Dunking a child in the water against their wishes is just cruel. They may eventually LEARN to swim, but they will likely hold a certain amount of fear of water for the rest of life. I can swim very well, was in the USCG as a Rescue Swimmer and actually enjoy the water. However, I do not like to swim in water that I can't see into (water at night or in ponds, lakes, etc...). My mother told me that it could have been caused by my biological father trying to teach me to swim when I was 2 and insisted on continuously dunking me underwater....in a pond.

Ds is taking swimming lessons (he's 3.5) with dh and an instructor. We make agreements with ds that if he wants to get in the water (and he does), that he has to go under (with dad) X times or we immediately leave the lesson. It increases by one time each week. He doesn't like it much, but he does it and then he's REALLY proud of himself. This seems to be working very well. We have only had to leave one time and now he even goes with the instructor for a short period of time by himself. He will also go underwater with the instructor. He is getting "water safe" without unnecessary trauma. Of course, he's not ready to lifeguard yet, but he does take time to get used to things.

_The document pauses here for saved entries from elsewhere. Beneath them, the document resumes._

# YannisLamp/crypto-recommendation

Measured on AMD Instinct MI355X. Metric: point hash+assign ops/sec at d=128, N=10M, K=256; 1/2/4/8 MI355X, higher is better.
Workload: dtype fp32 points; split-f16 MFMA scores (f32 accumulate); tuples, bucket IDs and cluster IDs bit-exact (x87-exact hashing, certified argmin); distances: certified f32, <= 2^-20 relative to the reference's fp64 (north star: 1e-5; the context's default LSHKM_DIST_CERTIFIED mode), LSHKM_DIST_EXACT for the r; 1 GPU; C3 Lloyd K=256 + C2 LSH L=5 k=4 hashing, N=10000000 per GPU, d=128; N_per_gpu=10000000, N_total=10000000, d=128, K=256, L=5, k=4, nb=100000, parallelism=dp1 (row shards)

## Files before the change

### crypto-recommendation_amd/csrc/fused.hip

```cpp
#include "../../include/lshkm.h"
#include "fused_impl.h"
#include "index.h"

namespace lshkm {

namespace {

struct FusedPlan {
    bool hash = false, cos = false;
    int rows = 0;
    int nblk = 0;
    int64_t seg_rows = 0;
    int np_hi = 0;
    int np_refine = 0;
};

int fused_workspace(lshkm_ctx ctx, const FusedShape& sh, FusedWorkspace& w) {
    const FusedLayout l = fused_layout(sh);
    int rc;
    struct { Buf& b; size_t bytes; } const bufs[] = {
        {ctx->ws_c32, l.c16},      {ctx->ws_cconst, l.cconst}, {ctx->ws_ambig, l.list1}, {ctx->ws_counter, l.counter},
        {ctx->ws_seg, l.seg1},     {ctx->ws_hfix, l.fix},      {ctx->ws_seg3, l.seg3},   {ctx->ws_part, l.part},
        {ctx->ws_ambig2, l.list2}, {ctx->ws_seg2, l.seg2},     {ctx->ws_tuples, l.tuples}, {ctx->ws_cf32, l.cf32},
        {ctx->ws_c64p, l.c64p},    {ctx->ws_xn2, l.xn2}};
// ... 6 lines not shown
    w.nbv = (double*)at(ctx->ws_cconst, l.nbv_off);
    if (l.cf32) { w.C32 = (float*)at(ctx->ws_cf32, 0); w.rn32 = (float*)at(ctx->ws_cf32, l.rn32_off); }
    if (l.c64p) w.C64p = ctx->ws_c64p.as<double>();
    w.list1 = ctx->ws_ambig.as<int32_t>(); w.seg1 = ctx->ws_seg.as<int32_t>();
    w.list2 = ctx->ws_ambig2.as<int32_t>(); w.seg2 = ctx->ws_seg2.as<int32_t>();
    if (l.seg3) w.seg3 = ctx->ws_seg3.as<int32_t>();
    w.hfix = (unsigned long long*)at(ctx->ws_hfix, l.hfix_off);
    w.cfix = (unsigned long long*)at(ctx->ws_hfix, l.cfix_off);
    w.hfix2 = (unsigned long long*)at(ctx->ws_hfix, l.hfix2_off);
    if (l.part) w.part = ctx->ws_part.as<float4>();
    w.cnt = ctx->ws_counter.as<unsigned long long>();
    if (l.xn2) w.xn2 = ctx->ws_xn2.as<double>();
    if (l.tuples) w.tuples = ctx->ws_tuples.as<int32_t>();
    return 0;
}

FusedArgs fused_common_args(lshkm_ctx ctx, const AssignRequest& q, const FusedShape& sh, const FusedWorkspace& w) {
    FusedArgs a{};
    a.X = q.X.f64 ? nullptr : q.X.f(); a.X64 = q.X.f64 ? q.X.d() : nullptr;
    a.N = q.N; a.d = q.d;
    a.xvec = sh.rows == 1 ? (a.d % 4 == 0 && ((uintptr_t)a.X & 15) == 0) : (a.d % 2 == 0 && ((uintptr_t)a.X64 & 15) == 0);
    a.Ch = w.Ch; a.Cl = w.Cl; a.cnh = w.cnh; a.cbound = w.cbound; a.Kpad = sh.Kpad();
    a.C64 = w.C64p ? w.C64p : q.C; a.Cd = q.C;
    a.C32 = w.C32; a.rn32 = w.rn32; a.fast_dist = sh.fast ? 1 : 0;
    a.assign = q.assign; a.dist = q.dist;
    a.stats = ctx->stats.as<unsigned long long>();
    a.nb = 1;
    if (q.lsh) {
        const ProjTable& pj = q.lsh->proj;
        a.Vh = pj.vh_d.as<_Float16>(); a.Vl = pj.vl_d.as<_Float16>(); a.PT = pj.PT_d.as<double>();
        a.tv = pj.t_d.as<float>(); a.pnorm = pj.pn_d.as<double>(); a.v1 = pj.v1_d.as<double>();
        a.rv = pj.r_d.as<int32_t>(); a.w = pj.w; a.L = pj.L; a.k = pj.k; a.LK = pj.LK; a.LKpad = pj.LKpad;
        a.nb = q.lsh->nb;
    }
    a.bdiv = make_bucket_div(a.nb);
    if (sh.cosine) { a.nbv = w.nbv; a.xn2 = w.xn2; }
    a.cfix = w.cfix; a.cfix_counts = w.seg3; a.cfix_count = w.cfix ? w.cnt + CNT_CFIX : nullptr;
    a.pass_first = 1; a.pass_last = 1;
    return a;
}

void hash_outputs(FusedArgs& a, const AssignRequest& q, const FusedShape& sh, const FusedWorkspace& w) {
    a.hfix = w.hfix; a.hfix_count = w.hfix ? w.cnt + CNT_HFIX : nullptr;
    if (!q.lsh) return;
    a.phi = q.phi; a.bucket = q.bucket;
    a.tuples = sh.cosine ? nullptr : q.tuples ? q.tuples : w.tuples;
}

template <typename T>
DevList<T> segmented(T* p, unsigned long long* count, int32_t* counts, const AssignRequest& q, const FusedPlan& plan) {
    DevList<T> l;
    l.p = p; l.count = count; l.bound = q.N; l.counts = counts;
    l.seg_rows = plan.seg_rows; l.nseg = plan.nblk;
    return l;
}

int fused_hi_passes(hipStream_t s, const FusedArgs& hi, const FusedPlan& p) {
    const bool gather_on = !test_switch("LSHKM_GATHER", "0");
    int rc;
    if (p.rows != 0) {
        HiForm h;
        h.metric = p.cos; h.rows = p.rows;
        h.fast = !p.cos && hi.fast_dist;
        h.gath = !p.cos && !h.fast && p.rows == 1 && hi.Kpad <= FH_GATH_KMAX && gather_on;
        return launch_fused_hi_pass(s, p.nblk, h, hi);
    }
    if (!p.cos && p.np_hi == 2 && test_switch("LSHKM_HI_TWO_IMAGE", "1")) {
        HiForm h;
        h.hash = p.hash; h.two_image = true;
        return launch_fused_hi_pass(s, p.nblk, h, hi);
    }
    for (int i = 0; i < p.np_hi; i++) {
        const int c0 = i * FH_KMAX;
        FusedArgs a = hi;
        a.Ch = hi.Ch + (size_t)c0 * FU_D; a.cnh = hi.cnh + c0;
        a.Kpad = std::min(FH_KMAX, hi.Kpad - c0);
        a.t0 = c0 / 32; a.pass_first = i == 0; a.pass_last = i == p.np_hi - 1;
        HiForm h;
        h.hash = p.hash && i == 0; h.mp = p.np_hi > 1; h.metric = p.cos;
        if (!p.cos && !h.mp) {
            const bool small = a.Kpad <= FH_GATH_KMAX && gather_on;
            h.fast = small && a.fast_dist;
            h.gath = small && !a.fast_dist;
        } else if (!p.cos) {
            h.fast = !h.hash && a.fast_dist && a.pass_last;
        }
        if ((rc = launch_fused_hi_pass(s, p.nblk, h, a))) return rc;
    }
    return 0;
}

int fused_refine_passes(hipStream_t s, const FusedArgs& rf, const FusedPlan& p) {
    for (int i = 0; i < p.np_refine; i++) {
        const int c0 = i * FP_KMAX;
        FusedArgs r = rf;
        r.Ch = rf.Ch + (size_t)c0 * FU_D; r.Cl = rf.Cl + (size_t)c0 * FU_D; r.cnh = rf.cnh + c0;
        r.Kpad = std::min(FP_KMAX, rf.Kpad - c0);
        r.t0 = c0 / 32; r.pass_first = i == 0; r.pass_last = i == p.np_refine - 1;
        const int rc = launch_fused_refine_pass(s, (unsigned)p.nblk, p.cos, p.np_refine > 1, p.rows, r);
        if (rc) return rc;
    }
    return 0;
}

struct SideFork {
    lshkm_ctx c;
    bool open = false;
    int fork() {
        if (hipEventRecord(c->fork_ev, c->stream) != hipSuccess ||
            hipStreamWaitEvent(c->side_stream, c->fork_ev, 0) != hipSuccess)
            return kstatus("fused_assign (fork)");
        open = true;
        return 0;
    }
    int end_side() {
        if (c->timing) {
            if (hipEventRecord(c->tev[2], c->side_stream) != hipSuccess) return kstatus("fused_assign (timing)");
            c->tev_side = true;
        }
        if (hipEventRecord(c->join_ev, c->side_stream) != hipSuccess) return kstatus("fused_assign (join)");
        return 0;
    }
    int join() {
        if (!open) return 0;
        if (hipStreamWaitEvent(c->stream, c->join_ev, 0) != hipSuccess) return kstatus("fused_assign (join)");
        open = false;
        return 0;
    }
    ~SideFork() { if (open) (void)hipStreamSynchronize(c->side_stream); }
};

#ifdef LSHKM_PHASE_TIMING
struct PhaseReport {
    hipStream_t s;
    unsigned long long* d = nullptr;
    explicit PhaseReport(hipStream_t s_) : s(s_) {
        static unsigned long long* prof_d = nullptr;
        if (!prof_d) (void)hipMalloc(&prof_d, 64);
        (void)hipMemsetAsync(prof_d, 0, 64, s);
        d = prof_d;
    }
    ~PhaseReport() {
        unsigned long long v[6];
        (void)hipMemcpyAsync(v, d, 48, hipMemcpyDeviceToHost, s);
        (void)hipStreamSynchronize(s);
        fprintf(stderr, "PHASES %llu %llu %llu %llu %llu\n", v[0], v[1], v[2], v[3], v[4]);
    }
};
#endif

}

int fused_assign(lshkm_ctx ctx, const AssignRequest& q) {
    hipStream_t s = ctx->stream;
    const bool cosine = q.metric != LSHKM_METRIC_EUCLIDEAN;
    const ProjTable* pj = q.lsh ? &q.lsh->proj : nullptr;
    const FusedRoute route = fused_route(cosine, q.X.f64, q.d, q.K, pj != nullptr, pj ? pj->k : 0, pj ? pj->LK : 0,
                                         test_switch("LSHKM_FUSED_FORM", "chunked"));
    if (route.form == FusedForm::none || (pj && (q.lsh->metric != q.metric || !pj->mfma_ok))) {
        set_error("fused_assign: no fused form runs this shape (fused_route, fused_layout.h)");
        return LSHKM_ERR_ARG;
    }
    FusedShape sh;
    sh.N = q.N; sh.d = q.d; sh.K = q.K; sh.cosine = cosine; sh.rows = route.rows;
    sh.hash = pj != nullptr; sh.LK = pj ? pj->LK : 0;
    sh.fast = !cosine && sh.rows != 2 && !q.force_exact && ctx->dist_mode == LSHKM_DIST_CERTIFIED;
// ... 92 lines not shown
```

### crypto-recommendation_amd/csrc/fused_hi.hip

```cpp
#include "fused_impl.h"

namespace lshkm {

__host__ __device__ constexpr int fh_lds_bytes(int Kpad, bool hash) {
    return 16 + Kpad * FU_RS * 2 + Kpad * 4 + (hash ? 2 * 32 * FU_RS * 2 + FP_HC_BYTES : 0);
}
static_assert(fh_lds_bytes(FH_KMAX, true) <= 160 * 1024, "hi-only LDS image exceeds 160 KiB");
constexpr double FH_A = 130.0 * 0x1p-23;

constexpr int FH_WAVES_MPFAST = 12;
constexpr int FH_FAST_WAVES = 8;
template <bool HASH, bool MP, int MET, bool FAST = false>
__host__ __device__ constexpr int fh_waves() {
    return HASH && MP ? 12 : (MP && FAST ? FH_WAVES_MPFAST : (FAST && !MP ? FH_FAST_WAVES : 8));
}

__device__ inline int cosine_halves_finish(double sh0, double sl0, double ts0, double sh, double sl, double ts,
                                           double xa, double nbv, double& v) {
    const double mb = 2.0 * sqrt(__dmul_rn(xa, nbv)) * (1.0 + 0x1p-40);
    const double tsum = __dadd_rn(ts0, ts);
    if (!(tsum >= 0x1p-790)) return 2;
    IpAcc ip;
    const double t = __dadd_rn(sh0, sh);
    const double bb = __dsub_rn(t, sh0);
// ... 37 lines not shown
    for (int j = 0; j < 4; j++) cb[j] = *reinterpret_cast<const double2*>(crow_h + 2 * j);
#pragma unroll
    for (int s = 0; s < 8; s++) {
        double cv[8];
#pragma unroll
        for (int j = 0; j < 4; j++) { cv[2 * j] = cb[j].x; cv[2 * j + 1] = cb[j].y; }
        if (s + 1 < 8) {
#pragma unroll
            for (int j = 0; j < 4; j++) cb[j] = *reinterpret_cast<const double2*>(crow_h + 16 * (s + 1) + 2 * j);
        }
#pragma unroll
        for (int j = 0; j < 8; j++) {
            const double pj = __dmul_rn((double)xf[8 * s + j], cv[j]);
            const double t = __dadd_rn(sh, pj);
            const double bb = __dsub_rn(t, sh);
            const double e = __dadd_rn(__dsub_rn(sh, __dsub_rn(t, bb)), __dsub_rn(pj, bb));
            sh = t;
            sl = __dadd_rn(sl, e);
            ts = __dadd_rn(ts, fabs(__dadd_rn(t, off)));
        }
        const double other = swap_halves(sh, h);
        if (h == 1) ts = __dadd_rn(ts, 8.0 * fabs(__dsub_rn(other, off)));
        off = other;
    }
    const double sh0 = swap_halves(sh, h), sl0 = swap_halves(sl, h), ts0 = swap_halves(ts, h);
    if (h == 0) return 2;
    return cosine_halves_finish(sh0, sl0, ts0, sh, sl, ts, xa, nbv, v);
}

__device__ inline int cosine_winner_halves_x64(const FusedArgs& a, int64_t rowc, const double* __restrict__ crow_h,
                                               double nbv, int h, double& v) {
    double2 xn[4], xnn[4];
    load_x64_step(a, rowc, 0, h, xn);
    load_x64_step(a, rowc, 1, h, xnn);
    double sh = 0.0, sl = 0.0, ts = 0.0;
    double off = 0.0;
    double2 cb[4];
#pragma unroll
    for (int j = 0; j < 4; j++) cb[j] = *reinterpret_cast<const double2*>(crow_h + 2 * j);
#pragma unroll 1
    for (int s = 0; s < 8; s++) {
        double xv[8], cv[8];
#pragma unroll
        for (int j = 0; j < 4; j++) {
            xv[2 * j] = xn[j].x; xv[2 * j + 1] = xn[j].y;
            cv[2 * j] = cb[j].x; cv[2 * j + 1] = cb[j].y;
            xn[j] = xnn[j];
        }
        if (s + 2 < 8) load_x64_step(a, rowc, s + 2, h, xnn);
        if (s + 1 < 8) {
#pragma unroll
            for (int j = 0; j < 4; j++) cb[j] = *reinterpret_cast<const double2*>(crow_h + 16 * (s + 1) + 2 * j);
        }
#pragma unroll
        for (int j = 0; j < 8; j++) {
            const double pj = __dmul_rn(xv[j], cv[j]);
            const double t = __dadd_rn(sh, pj);
            const double bb = __dsub_rn(t, sh);
            const double e = __dadd_rn(__dsub_rn(sh, __dsub_rn(t, bb)), __dsub_rn(pj, bb));
            sh = t;
            sl = __dadd_rn(sl, e);
            ts = __dadd_rn(ts, fabs(__dadd_rn(t, off)));
        }
        const double other = swap_halves(sh, h);
        if (h == 1) ts = __dadd_rn(ts, 8.0 * fabs(__dsub_rn(other, off)));
        off = other;
    }
    const double sh0 = swap_halves(sh, h), sl0 = swap_halves(sl, h), ts0 = swap_halves(ts, h);
    if (h == 0) return 2;
    return cosine_halves_finish(sh0, sl0, ts0, sh, sl, ts, a.xn2[rowc], nbv, v);
}

constexpr int FH_GATH_STEP = 32 * 16 * 8;
constexpr int FH_GATH_WAVE = 2 * FH_GATH_STEP;
__host__ __device__ constexpr int fh_gath_off(int Kpad, bool hash) { return (fh_lds_bytes(Kpad, hash) + 255) & ~255; }
static_assert(fh_gath_off(FH_GATH_KMAX, true) + 8 * FH_GATH_WAVE <= 160 * 1024, "gather ring exceeds 160 KiB");

__device__ inline void glds16(const void* gsrc, uint32_t lds_dst) {
    unsigned keep;
    asm volatile("s_mov_b32 %0, m0\n\ts_mov_b32 m0, %2\n\ts_nop 0\n\tglobal_load_lds_dwordx4 %1, off\n\ts_mov_b32 m0, %0"
                 : "=&s"(keep) : "v"(gsrc), "s"(lds_dst) : "memory");
}
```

One of his friends is a daredevil already and will kamikaze into the waves at the beach. Even he is taking his time with instructors.









I don't think that swim instructors have to resort to harsh tactics to get kids to learn to swim. There is one child who screams for the entire lesson in terror. She doesn't speak yet. The father loses his patience and often gets in and just dunks the child whereas she screams even louder. It's distracting to the entire session. They have tried bringing her over to the kiddie pool, but she clings to the mother in terror. It just breaks my heart each week.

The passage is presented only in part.